Update (Sept 10, 2013): I believe it would be more correct to say that increasing baseline or endline measurements are ways to decrease the design effect, thereby making the SW design efficient, rather than stating that the maximum number of measurements is necessary. Woertman et al. (2013).
The stepped wedge design (pdf) is a nice alternative to parallel-group designs when, for logistical reasons, the intervention must be rolled-out in stages. A potential downside of this design, however, can be the number of measurement rounds. Even though SW designs can have increased power (thus reducing required sample size to detect the same effect), every unit is observed/measured before and after every treatment round (step). If you have five steps, there are six measurement rounds, including the initial measurement round when all units are in the control group. So if you have n=1000, this is 1000 x 6 = 6000 observations/measurements.
I'm writing to ask about a possible alternative (see pic below):
- Stratifying by community (let's say 5 communities overall; increase to N = 1500 because design has less power than SW)
- Randomize strata (communities) to order of intervention (first, second, third, fourth, fifth)
- Within the first community strata, Community A, conduct baseline surveys with all n=300 and then randomize units to treatment or control
- Deliver the intervention to n/2 units randomized to treatment
- Conduct endline survey with all n=300 in Community A (treatment and wait-list control)
- Conduct baseline survey with all n=300 in Community B (could be at same time as #5) and then randomize units to treatment or control
- Deliver the intervention to n/2 units in Community B randomized to treatment AND n/2 wait-list control units from Community A (optional, but this is what we would do)

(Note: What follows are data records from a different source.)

template <int KSTEPS, int DIL, int POOL>
__global__ void __cluster_dims__(2, 1, 1) __launch_bounds__(576, 1)
conv_sweep_pair_kernel(const __grid_constant__ CUtensorMap mapA, const __grid_constant__ CUtensorMap mapW, const __grid_constant__ CUtensorMap mapO,
                       const SweepArgs a) {
  extern __shared__ uint8_t smem_raw[];
  uint8_t* smem = smem_raw + ((1024u - (smem_u32(smem_raw) & 1023u)) & 1023u);
  constexpr int BOXPX = 128 + 2 * DIL;
  constexpr int BOX_BYTES = BOXPX * 128;
  constexpr int SLOT = 2 * SW_SLOT_HALF;
  constexpr int CW = 16;
  const int panel_bytes = 3 * a.bn * 128;
  const int w_bytes = a.npanels * panel_bytes;
  uint8_t* sW = smem;
  uint8_t* sRing = smem + ((w_bytes + 1023) & ~1023);
  constexpr int OB_BYTES = 32768;
  uint8_t* sOut = sRing + a.stages * SLOT;
  uint64_t* bars = reinterpret_cast<uint64_t*>(sOut + a.out_bufs * OB_BYTES);
  uint64_t* full = bars;
  uint64_t* empty = bars + a.stages;
  uint64_t* afull = bars + 2 * a.stages;
  uint64_t* aempty = afull + a.S;
  uint64_t* wfull = aempty + a.S;
  uint32_t* tmem_slot = reinterpret_cast<uint32_t*>(wfull + 1);
  float* s_const = reinterpret_cast<float*>(tmem_slot + 2);
  float* s_xch = s_const + 192;

  const int warp = threadIdx.x >> 5, lane = threadIdx.x & 31;
  const uint32_t rank = cluster_ctarank();
  const int pair = blockIdx.x >> 1, npairs = gridDim.x >> 1;

  if (threadIdx.x == 0) {
    for (int s = 0; s < a.stages; ++s) { mbar_init(&full[s], 1); mbar_init(&empty[s], 1); }
    for (int j = 0; j < a.S; ++j) { mbar_init(&afull[j], 1); mbar_init(&aempty[j], 32); }
    mbar_init(wfull, 1);
    asm volatile("fence.mbarrier_init.release.cluster;" ::: "memory");
  }
  if (warp == 1) {
    asm volatile("tcgen05.alloc.cta_group::2.sync.aligned.shared::cta.b32 [%0], %1;" ::"r"(smem_u32(tmem_slot)), "r"(512) : "memory");
    asm volatile("tcgen05.relinquish_alloc_permit.cta_group::2.sync.aligned;" ::: "memory");
  }
  for (int i = threadIdx.x; i < 64; i += blockDim.x) {
    const bool ok = i < a.bn;
    s_const[i] = ok ? __ldg(a.scale + i) : 0.f;
    s_const[64 + i] = ok ? __ldg(a.shift + i) : 0.f;
    s_const[128 + i] = ok ? __ldg(a.alpha + i) : 0.f;
  }
  for (int i = threadIdx.x; i < a.out_bufs * OB_BYTES / 16; i += blockDim.x)
    reinterpret_cast<uint4*>(sOut)[i] = make_uint4(0u, 0u, 0u, 0u);
  asm volatile("fence.proxy.async.shared::cta;" ::: "memory");
  asm volatile("tcgen05.fence::before_thread_sync;" ::: "memory");
  __syncthreads();
  asm volatile("tcgen05.fence::after_thread_sync;" ::: "memory");
  const uint32_t tmem_base = *tmem_slot;
  const int q4 = warp & 3, ew = warp - 2, grp = ew >> 2, c0 = grp * CW;
  const bool real = c0 < a.bn;
  const uint32_t tcol = tmem_base + ((uint32_t)(q4 * 32) << 16) + (uint32_t)c0;
  if (warp >= 2 && real) sweep_acc_clear<CW>(tcol, a.S, a.bn);
  asm volatile("tcgen05.fence::before_thread_sync;" ::: "memory");
  __syncthreads();
  cluster_sync_all();
  asm volatile("tcgen05.fence::after_thread_sync;" ::: "memory");

  const int nsp = (a.nstrips + 1) >> 1;
  auto decode = [&](int item, int& w0, int& q, int& n0, int& Lc) {
    const int sp = item % nsp;
    const int rest = item / nsp;
    q = rest % DIL;
    const int seg = rest / DIL;
    w0 = (2 * sp + (int)rank) * a.strip_w;
    const int Nq = (a.R - q + DIL - 1) / DIL;
    n0 = seg * a.L;
    Lc = Nq - n0 < a.L ? Nq - n0 : a.L;
  };

  if (warp == 0) {
    if (lane == 0) {
      asm volatile("prefetch.tensormap [%0];" ::"l"(reinterpret_cast<uint64_t>(&mapA)) : "memory");
      asm volatile("prefetch.tensormap [%0];" ::"l"(reinterpret_cast<uint64_t>(&mapW)) : "memory");
      asm volatile("prefetch.tensormap [%0];" ::"l"(reinterpret_cast<uint64_t>(&mapO)) : "memory");
      {
        const uint32_t lbar = smem_u32(wfull) & 0xFEFFFFFFu;
        if (rank == 0) mbar_expect_tx(wfull, (uint32_t)(2 * w_bytes));
        for (int p = 0; p < a.npanels; ++p) tma_load_2d_2sm(&mapW, lbar, sW + p * panel_bytes, 0, (p * 2 + (int)rank) * 3 * a.bn);
      }
      uint32_t g = 0;
      long long w_empty = 0;
      const long long tstart = a.dbg ? clock64() : 0;
      for (int item = pair; item < a.n_items; item += npairs) {
        int w0, q, n0, Lc;
        decode(item, w0, q, n0, Lc);
        if (Lc <= 0 || (a.item_on && !a.item_on[item])) continue;
        const int nload = Lc + (POOL == 1 ? 1 : 0) + 2;
        for (int m = 0; m < nload; ++m, ++g) {
          const uint32_t s = g % a.stages, use = g / a.stages;
          if (use > 0) {
            const long long c0w = a.dbg ? clock64() : 0;
            mbar_wait(&empty[s], (use - 1) & 1);
            if (a.dbg) w_empty += clock64() - c0w;
          }
          const uint32_t lbar = smem_u32(&full[s]) & 0xFEFFFFFFu;
          if (rank == 0) mbar_expect_tx(&full[s], (uint32_t)(2 * 2 * BOX_BYTES));
          uint8_t* sp = sRing + s * SLOT;
          const int r = q + DIL * (n0 + m);
          tma_load_3d_2sm(&mapA, lbar, sp, 0, w0 + a.in_dx, r + a.in_dy);
          tma_load_3d_2sm(&mapA, lbar, sp + SW_SLOT_HALF, 64, w0 + a.in_dx, r + a.in_dy);
        }
      }
      if (a.dbg) { a.dbg[blockIdx.x * 8 + 0] = (unsigned long long)w_empty; a.dbg[blockIdx.x * 8 + 1] = (unsigned long long)(clock64() - tstart); }
    }
    __syncwarp();
  } else if (warp == 1) {
    if (rank == 0) {
      const uint32_t leader = elect_one();
      const uint32_t idesc = (1u << 4) | (1u << 7) | (1u << 10) | ((uint32_t)(3 * a.bn >> 3) << 17) | ((uint32_t)(256 >> 4) << 24);
      mbar_wait(wfull, 0);
      const uint32_t w_lo = desc_lo(smem_u32(sW));
      const uint32_t ring_lo = desc_lo(smem_u32(sRing));
      const uint32_t panel16 = (uint32_t)(panel_bytes >> 4);
      const uint32_t wl_off = (uint32_t)(3 * a.bn / 2 * 128) >> 4;
      uint32_t rs = 0, rph = 0, j = 2, eph = 0;
      bool open = false;
      long long w_full = 0, w_tempty = 0;
      const long long tstart = a.dbg ? clock64() : 0;
      for (int item = pair; item < a.n_items; item += npairs) {
        int w0, q, n0, Lc;
        decode(item, w0, q, n0, Lc);
        if (Lc <= 0 || (a.item_on && !a.item_on[item])) continue;
        const int nin = Lc + (POOL == 1 ? 1 : 0) + 2;
        const uint32_t j0 = (uint32_t)(n0 + 2) % (uint32_t)a.S;
        const uint32_t d = open ? (j0 + (uint32_t)a.S - j) % (uint32_t)a.S : 2u;
        if (d) {
          if (open && leader) { umma_commit_2sm(&afull[slot_back(j, 2, a.S)]); if (d >= 2) umma_commit_2sm(&afull[slot_back(j, 1, a.S)]); }
          if (d >= 2) sweep_claim(aempty, slot_back(j0, 2, a.S), eph);
          sweep_claim(aempty, slot_back(j0, 1, a.S), eph);
        }
        j = j0; open = true;
        for (int m = 0; m < nin; ++m) {
          long long c0w = a.dbg ? clock64() : 0;
          sweep_claim(aempty, j, eph);
          if (a.dbg) { const long long c1 = clock64(); w_tempty += c1 - c0w; c0w = c1; }
          mbar_wait(&full[rs], rph);
          if (a.dbg) w_full += clock64() - c0w;
          asm volatile("tcgen05.fence::after_thread_sync;" ::: "memory");
          const uint32_t p = slot_back(j, 2, a.S);
          const uint32_t acc = tmem_base + p * (uint32_t)a.bn;
          const uint32_t sl = ring_lo + rs * (SLOT >> 4);
#pragma unroll
          for (int kx = 0; kx < 3; ++kx) {
#pragma unroll
            for (int ks = 0; ks < KSTEPS; ++ks) {
              const int gk = kx * KSTEPS + ks;
              const uint32_t a_hi = sl + (uint32_t)(kx * DIL * 8 + ks * 2);
              const uint32_t a_lo = a_hi + (uint32_t)(SW_SLOT_HALF >> 4);
              const uint32_t wh = w_lo + (uint32_t)(gk >> 2) * panel16 + (uint32_t)((gk & 3) * 2);
              sweep_mma_2sm(acc, a_lo, wh, idesc, 1, leader);
              sweep_mma_2sm(acc, a_hi, wh + wl_off, idesc, 1, leader);
              sweep_mma_2sm(acc, a_hi, wh, idesc, 1, leader);
            }
          }
          if (leader) {
            umma_commit_2sm(&empty[rs]);
            umma_commit_2sm(&afull[p]);
          }
          __syncwarp();
          if (++rs == (uint32_t)a.stages) { rs = 0; rph ^= 1; }
          if (++j == (uint32_t)a.S) j = 0;
        }
      }
      if (open && leader) {
        umma_commit_2sm(&afull[slot_back(j, 2, a.S)]);
        umma_commit_2sm(&afull[slot_back(j, 1, a.S)]);
      }
      __syncwarp();
      if (a.dbg && leader) {
        a.dbg[blockIdx.x * 8 + 2] = (unsigned long long)w_full; a.dbg[blockIdx.x * 8 + 3] = (unsigned long long)w_tempty;
        a.dbg[blockIdx.x * 8 + 4] = (unsigned long long)(clock64() - tstart);
      }
    }
  } else {
    const int px = q4 * 32 + lane;
    const bool issuer = threadIdx.x == 64;
    const int trow = POOL == 2 ? px >> 1 : px;
    const bool writer = POOL == 2 ? !(lane & 1) : true;
    const uint32_t row_off = (uint32_t)trow * 128u;
    const uint32_t sw = (uint32_t)(trow & 7);
    const uint32_t hi_chunk = (uint32_t)(c0 >> 3);
    uint32_t t = 0, e = 0, dj = 0, dph = 0;
    uint32_t w_tfull = 0;
    const bool timed = a.dbg != nullptr;
    const long long tstart = a.dbg ? clock64() : 0;
    constexpr bool STATS = POOL == 0 && DIL == 1;
    float st_s[STATS ? CW : 1], st_q[STATS ? CW : 1];
#pragma unroll
    for (int k = 0; k < (STATS ? CW : 1); ++k) st_s[k] = st_q[k] = 0.f;
    float v[CW];
    for (int item = pair; item < a.n_items; item += npairs) {
      int w0, q, n0, Lc;
      decode(item, w0, q, n0, Lc);
      if (Lc <= 0 || (a.item_on && !a.item_on[item])) continue;
      const int nrow = Lc + (POOL == 1 ? 1 : 0);
      const uint32_t j0 = (uint32_t)(n0 + 2) % (uint32_t)a.S;
      const uint32_t d = (j0 + 2u * (uint32_t)a.S - 2u - dj) % (uint32_t)a.S;
      if (t == 0 || d >= 3) {
        if (t > 0)
          for (int h = 0; h < 2; ++h) sweep_drain<CW, true>(afull, aempty, dj, dph, a.S, a.bn, tcol, real, false, lane, v, timed, w_tfull);
        dj = slot_back(j0, 2, a.S);
      } else {
        for (uint32_t h = 0; h < d; ++h) sweep_drain<CW, true>(afull, aempty, dj, dph, a.S, a.bn, tcol, real, false, lane, v, timed, w_tfull);
      }
      for (int h = 0; h < 2; ++h) sweep_drain<CW, true>(afull, aempty, dj, dph, a.S, a.bn, tcol, real, false, lane, v, timed, w_tfull);
      float hprev[CW];
#pragma unroll
      for (int k = 0; k < CW; ++k) hprev[k] = 0.f;
      for (int m = 0; m < nrow; ++m, ++t) {
        sweep_drain<CW, true>(afull, aempty, dj, dph, a.S, a.bn, tcol, real, true, lane, v, timed, w_tfull);
        if (real) {
#pragma unroll
          for (int k4 = 0; k4 < CW / 4; ++k4) {
            const float4 sc_ = *reinterpret_cast<const float4*>(s_const + c0 + 4 * k4);
            const float4 sh = *reinterpret_cast<const float4*>(s_const + 64 + c0 + 4 * k4);
            const float4 al = *reinterpret_cast<const float4*>(s_const + 128 + c0 + 4 * k4);
            v[4 * k4 + 0] = prelu(fmaf(v[4 * k4 + 0], sc_.x, sh.x), al.x);
            v[4 * k4 + 1] = prelu(fmaf(v[4 * k4 + 1], sc_.y, sh.y), al.y);
            v[4 * k4 + 2] = prelu(fmaf(v[4 * k4 + 2], sc_.z, sh.z), al.z);
            v[4 * k4 + 3] = prelu(fmaf(v[4 * k4 + 3], sc_.w, sh.w), al.w);
          }
        }

        int r_out = q + DIL * (n0 + m);
        if (POOL == 1) {
          if (real) {
            float* xw = s_xch + (((t & 1) * 4 + grp) * 4 + q4) * 32;
            if (lane < DIL) {
#pragma unroll
              for (int k4 = 0; k4 < CW / 4; ++k4)
                *reinterpret_cast<float4*>(xw + lane * 16 + 4 * k4) = make_float4(v[4 * k4], v[4 * k4 + 1], v[4 * k4 + 2], v[4 * k4 + 3]);
            }
            asm volatile("bar.sync %0, 128;" ::"r"(1 + grp) : "memory");
            const bool edge = lane >= 32 - DIL;
            const float* xr = s_xch + (((t & 1) * 4 + grp) * 4 + ((q4 + 1) & 3)) * 32 + (edge ? (lane - (32 - DIL)) * 16 : 0);
#pragma unroll
            for (int k4 = 0; k4 < CW / 4; ++k4) {
              const float4 x4 = *reinterpret_cast<const float4*>(xr + 4 * k4);
              const float xs[4] = {x4.x, x4.y, x4.z, x4.w};
#pragma unroll
              for (int k = 0; k < 4; ++k) {
                float nb = __shfl_down_sync(0xffffffffu, v[4 * k4 + k], DIL);
                if (edge) nb = xs[k];
                const float h = fmaxf(v[4 * k4 + k], nb);
                v[4 * k4 + k] = fmaxf(h, hprev[4 * k4 + k]);
                hprev[4 * k4 + k] = h;
              }
            }
          }
          if (m == 0) continue;
          r_out -= DIL;
        }
        if (POOL == 2) {
          if (real) {
#pragma unroll
            for (int k = 0; k < CW; ++k) {
              const float h = fmaxf(v[k], __shfl_down_sync(0xffffffffu, v[k], 1));
              v[k] = fmaxf(h, hprev[k]);
              hprev[k] = (m & 1) ? 0.f : h;
            }
          }
          if (!(m & 1)) continue;
          r_out >>= 1;
        }
        if constexpr (STATS) {
          if (a.stats && real) {
            const int wpx = w0 + px;
            if (wpx < a.Pw && (wpx & (a.st_pitch - 1)) < a.st_H && r_out < a.st_H) {
#pragma unroll
              for (int k = 0; k < CW; ++k) { st_s[k] += v[k]; st_q[k] = fmaf(v[k], v[k], st_q[k]); }
            }
          }
        }
        uint8_t* ob = sOut + (e % (uint32_t)a.out_bufs) * OB_BYTES;
        if (a.out_bufs == 1) {
          if (issuer) asm volatile("cp.async.bulk.wait_group.read 0;" ::: "memory");
          asm volatile("bar.sync 5, 512;" ::: "memory");
        }
        if (real) {
          uint32_t hi[CW / 2], lo[CW / 2];
#pragma unroll
          for (int k = 0; k < CW / 2; ++k) split2(v[2 * k], v[2 * k + 1], hi[k], lo[k]);
#pragma unroll
          for (int c = 0; c < CW / 8; ++c) {
            if (!writer) break;
            *reinterpret_cast<uint4*>(ob + row_off + (((hi_chunk + c) ^ sw) << 4)) = make_uint4(hi[4 * c], hi[4 * c + 1], hi[4 * c + 2], hi[4 * c + 3]);
            *reinterpret_cast<uint4*>(ob + 16384 + row_off + (((hi_chunk + c) ^ sw) << 4)) = make_uint4(lo[4 * c], lo[4 * c + 1], lo[4 * c + 2], lo[4 * c + 3]);
          }
          asm volatile("fence.proxy.async.shared::cta;" ::: "memory");
        }
        if (a.out_bufs == 2 && issuer) asm volatile("cp.async.bulk.wait_group.read 0;" ::: "memory");
        asm volatile("bar.sync 6, 512;" ::: "memory");
        if (issuer) {
          tma_store_3d(&mapO, ob, 0, POOL == 2 ? w0 >> 1 : w0, r_out);
          tma_store_3d(&mapO, ob + 16384, 64, POOL == 2 ? w0 >> 1 : w0, r_out);
          asm volatile("cp.async.bulk.commit_group;" ::: "memory");
        }
        ++e;
      }
    }
    if (t > 0)
      for (int h = 0; h < 2; ++h) sweep_drain<CW, true>(afull, aempty, dj, dph, a.S, a.bn, tcol, real, false, lane, v, timed, w_tfull);
    if (issuer) asm volatile("cp.async.bulk.wait_group 0;" ::: "memory");
    if constexpr (STATS) {
      if (a.stats) sweep_stats_flush<CW>(st_s, st_q, s_xch, ew, c0, real, lane, a.stats);
    }
    if (a.dbg && threadIdx.x == 64) {
      a.dbg[blockIdx.x * 8 + 5] = (unsigned long long)w_tfull; a.dbg[blockIdx.x * 8 + 6] = (unsigned long long)(clock64() - tstart);
      a.dbg[blockIdx.x * 8 + 7] = t;
    }
  }
  asm volatile("tcgen05.fence::before_thread_sync;" ::: "memory");
  __syncthreads();
  cluster_sync_all();
  if (warp == 1) {
    asm volatile("tcgen05.fence::after_thread_sync;" ::: "memory");
    asm volatile("tcgen05.dealloc.cta_group::2.sync.aligned.b32 %0, %1;" ::"r"(tmem_base), "r"(512) : "memory");
  }
}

In the alternative design, every unit is surveyed twice, just at different times. With a total sample of n=1500, this is 1500 x 2 = 3000 surveys. Compared to the SW design, this is 6000 - 3000 = 3000 fewer surveys, which has big cost implications.
SW works because we observe every unit before and after every step and then model time.
In the alternative design, we only have 2 measurements (baseline and endline) for every unit assigned to treatment (n=750) and wait-list control (n=750).
- Baseline for Community A conducted in month 1
- Endline for Community A conducted in month 3
- Baseline for Community B conducted in month 3
- Endline for Community B conducted in month 6
- Baseline for Community C conducted in month 6
- Endline for Community C conducted in month 9
- Baseline for Community D conducted in month 9
- Endline for Community D conducted in month 12
- Baseline for Community E conducted in month 12
- Endline for Community E conducted in month 15
- (would not measure post-treatment for Community E wait-list control; just deliver program)
In the alternative design, can we account for the fact that the observations are made at different times? In SW, every unit is measured before and after every round, which makes it easier to model time effects.
Could we regress endline DVs on assignment to treatment (0/1), a vector of baseline controls, dummy variables for community strata, and month of endline measurement? Better alternatives?
Assuming there is a solution, how to think through the implications for power?